I'm trying to dump the whole contents of a certain site using HTMLUnit, but when I try to do this in a certain (rather intrincate) site, I get an empty file (not an empty file per se, but it has an empty head tag, an empty body tag and that's it).
And here's my code:
BufferedWriter writer = new BufferedWriter(new FileWriter(fullOutputPath));
HtmlPage page;
final WebClient webClient = new WebClient(BrowserVersion.INTERNET_EXPLORER_8);
webClient.setCssEnabled(false);
webClient.setPopupBlockerEnabled(true);
webClient.setRedirectEnabled(true);
webClient.setThrowExceptionOnScriptError(false);
webClient.setThrowExceptionOnFailingStatusCode(false);
webClient.setUseInsecureSSL(true);
webClient.setJavaScriptEnabled(true);
page = webClient.getPage(url);
dumpString += page.asXml();
writer.write(dumpString);
writer.close();
webClient.closeAllWindows();
Some people say that I need to introduce a pause in my code, since the page takes a while to load in Google Chrome, but I set long pauses and it doesn't work.
Thanks in advanced.
Just some ideas...
Retrieving that URL with wget
returns a non-trivial HTML file. Likewise running your code with webClient.setJavaScriptEnabled(false)
. So it's definitely something to do with the Javascript in the page.
With Javascript enabled, I see from the logs that a bunch of Javascript jobs are being queued up, and I get see corresponding errors like this:
EcmaError: lineNumber=[49] column=[0] lineSource=[<no source>] name=[TypeError] sourceName=[https://www.abcdin.cl/js/jquery/jquery-1.4.2.min.js] message=[TypeError: Cannot read property "nodeType" from undefined (https://www.abcdin.cl/js/jquery/jquery-1.4.2.min.js#49)]
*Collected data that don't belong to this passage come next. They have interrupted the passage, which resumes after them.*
                     const float dq = s_dev[q];
                     const float be = s_nrm[q];
-                    f2 xq[E2];
-                    f2 ga2[2] = {{0.f, 0.f}, {0.f, 0.f}};
-#pragma unroll
-                    for (int e = 0; e < E2; ++e) xq[e] = lds_ld(bq + slot(q, e));
-#pragma unroll
-                    for (int e = 0; e < E2; ++e) ga2[e & 1] = __builtin_elementwise_fma(xp[e], xq[e], ga2[e & 1]);
-                    const f2 gs = ga2[0] + ga2[1];
-                    const float ga = pair_sum(gs.x + gs.y);
+                    f2 xq[E2][SUB];
+                    f2 ga2[SUB][2];
+#pragma unroll
+                    for (int s = 0; s < SUB; ++s) ga2[s][0] = ga2[s][1] = f2{0.f, 0.f};
+#pragma unroll
+                    for (int e = 0; e < E2; ++e) col_ld<SUB>(bq, e, xq[e]);
+#pragma unroll
+                    for (int e = 0; e < E2; ++e)
+#pragma unroll
+                        for (int s = 0; s < SUB; ++s)
+                            ga2[s][e & 1] = __builtin_elementwise_fma(xp[e][s], xq[e][s], ga2[s][e & 1]);
+                    float gpart[SUB];
+#pragma unroll
+                    for (int s = 0; s < SUB; ++s) {
+                        const f2 gs = ga2[s][0] + ga2[s][1];
+                        gpart[s] = gs.x + gs.y;
+                    }
+                    const float ga = group_sum<SUB>(gpart);
                     if (ga * ga > tol2 * (al * be)) {
                         const float dd = be - al;
                         const float r = __builtin_amdgcn_sqrtf(fmaf(dd, dd, 4.0f * ga * ga));
@@ -311,9 +349,14 @@
                         const f2 c2 = {c, c}, s2 = {sn, sn}, ns2 = {-sn, -sn};
 #pragma unroll
                         for (int e = 0; e < E2; ++e) {
-                            const f2 np = __builtin_elementwise_fma(ns2, xq[e], c2 * xp[e]);
-                            lds_st(bq + slot(q, e), __builtin_elementwise_fma(s2, xp[e], c2 * xq[e]));
-                            xp[e] = np;
+                            f2 nq[SUB];
+#pragma unroll
+                            for (int s = 0; s < SUB; ++s) {
+                                const f2 np = __builtin_elementwise_fma(ns2, xq[e][s], c2 * xp[e][s]);
+                                nq[s] = __builtin_elementwise_fma(s2, xp[e][s], c2 * xq[e][s]);
+                                xp[e][s] = np;
+                            }
+                            col_st<SUB>(bq, e, nq);
                         }
                         const float delta = fmaf(sn, sn, fmaf(c, c, -1.0f));
                         const float cc = c * c, ss = sn * sn;
@@ -341,7 +384,7 @@
             }
             if (pmod) {
 #pragma unroll
-                for (int e = 0; e < E2; ++e) lds_st(bp + slot(p, e), xp[e]);
+                for (int e = 0; e < E2; ++e) col_st<SUB>(bp, e, xp[e]);
                 if (lig == 0) {
                     s_dev[p] = devp;
                     s_nrm[p] = al;
@@ -366,89 +409,94 @@
 
     if (refine) {
         for (int c = g; c < k; c += NG) {
-            const f2* bc = reinterpret_cast<const f2*>(B + c * LD);
-            f2 acc = {0.f, 0.f};
-#pragma unroll
-            for (int e = 0; e < E2; ++e) {
-                const f2 x = lds_ld(bc + kGroup * e + lig);
-                acc = __builtin_elementwise_fma(x, x, acc);
-            }
-            const float nc = pair_sum(acc.x + acc.y);
+            const float nc = col_norm2(reinterpret_cast<const f2*>(B + c * LD) + SUB * lig);
             if (lig == 0) s_mu[c] = nc / (1.0f + s_dev[c]);
         }
         __syncthreads();
         const int nb = (k + 15) >> 4;
         const int m16 = lane & 15, kq = lane >> 4;
-        const int j = wave * 16 + m16;
-        const bool jv = wave < nb && j < k;
+        constexpr int TPW = (EMAX + NW - 1) / NW;
         constexpr int HB = (EMAX + 1) / 2;
-        f4 kv[EMAX];
-#pragma unroll
-        for (int I = 0; I < EMAX; ++I) kv[I] = f4{0.f, 0.f, 0.f, 0.f};
-        if (wave < nb) {
-            const f4* pj = reinterpret_cast<const f4*>(B + (jv ? j : 0) * LD + 4 * kq);
-            for (int c = 0; c < nb; ++c) {
-                const f4 y = jv ? pj[4 * c] : f4{0.f, 0.f, 0.f, 0.f};
-#pragma unroll
-                for (int I0 = 0; I0 < EMAX; I0 += 4) {
-                    f4 x[4];
-#pragma unroll
-                    for (int g4 = 0; g4 < 4; ++g4) {
-                        const int ci = (I0 + g4) * 16 + m16;
-                        x[g4] = (I0 + g4 < nb && ci < k) ? reinterpret_cast<const f4*>(B + ci * LD + 4 * kq)[4 * c]
-                                                         : f4{0.f, 0.f, 0.f, 0.f};
+        f4 kv[TPW][EMAX];
+#pragma unroll
+        for (int tt = 0; tt < TPW; ++tt) {
+            const int J = wave + tt * NW;
+            const int j = J * 16 + m16;
+            const bool jv = J < nb && j < k;
+#pragma unroll
+            for (int I = 0; I < EMAX; ++I) kv[tt][I] = f4{0.f, 0.f, 0.f, 0.f};
+            if (J < nb) {
+                const f4* pj = reinterpret_cast<const f4*>(B + (jv ? j : 0) * LD + 4 * kq);
+                for (int c = 0; c < nb; ++c) {
+                    const f4 y = jv ? pj[4 * c] : f4{0.f, 0.f, 0.f, 0.f};
+#pragma unroll
+                    for (int I0 = 0; I0 < EMAX; I0 += 4) {
+                        f4 x[4];
+#pragma unroll
+                        for (int g4 = 0; g4 < 4; ++g4) {
+                            const int ci = (I0 + g4) * 16 + m16;
+                            x[g4] = (I0 + g4 < nb && ci < k) ? reinterpret_cast<const f4*>(B + ci * LD + 4 * kq)[4 * c]
+                                                             : f4{0.f, 0.f, 0.f, 0.f};
+                        }
+#pragma unroll
+                        for (int t = 0; t < 4; ++t)
+#pragma unroll
+                            for (int g4 = 0; g4 < 4; ++g4)
+                                if (I0 + g4 < EMAX && I0 + g4 < nb)
+                                    kv[tt][I0 + g4] =
+                                        __builtin_amdgcn_mfma_f32_16x16x4f32(x[g4][t], y[t], kv[tt][I0 + g4], 0, 0, 0);
                     }
-#pragma unroll
-                    for (int t = 0; t < 4; ++t)
-#pragma unroll
-                        for (int g4 = 0; g4 < 4; ++g4)
-                            if (I0 + g4 < EMAX && I0 + g4 < nb)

com.gargoylesoftware.htmlunit.ScriptException: TypeError: Cannot read property "nodeType" from undefined (https://www.abcdin.cl/js/jquery/jquery-1.4.2.min.js#49)
at
com.gargoylesoftware.htmlunit.javascript.JavaScriptEngine$HtmlUnitContextAction.run(JavaScriptEngine.java:601)
Maybe those jobs are meant to populate your HTML? So when they fail, the resulting HTML is empty?
The error looks strange, as HtmlUnit usually has no issues with JQuery. I suspect the issue is with the code calling that particular line of the JQuery library.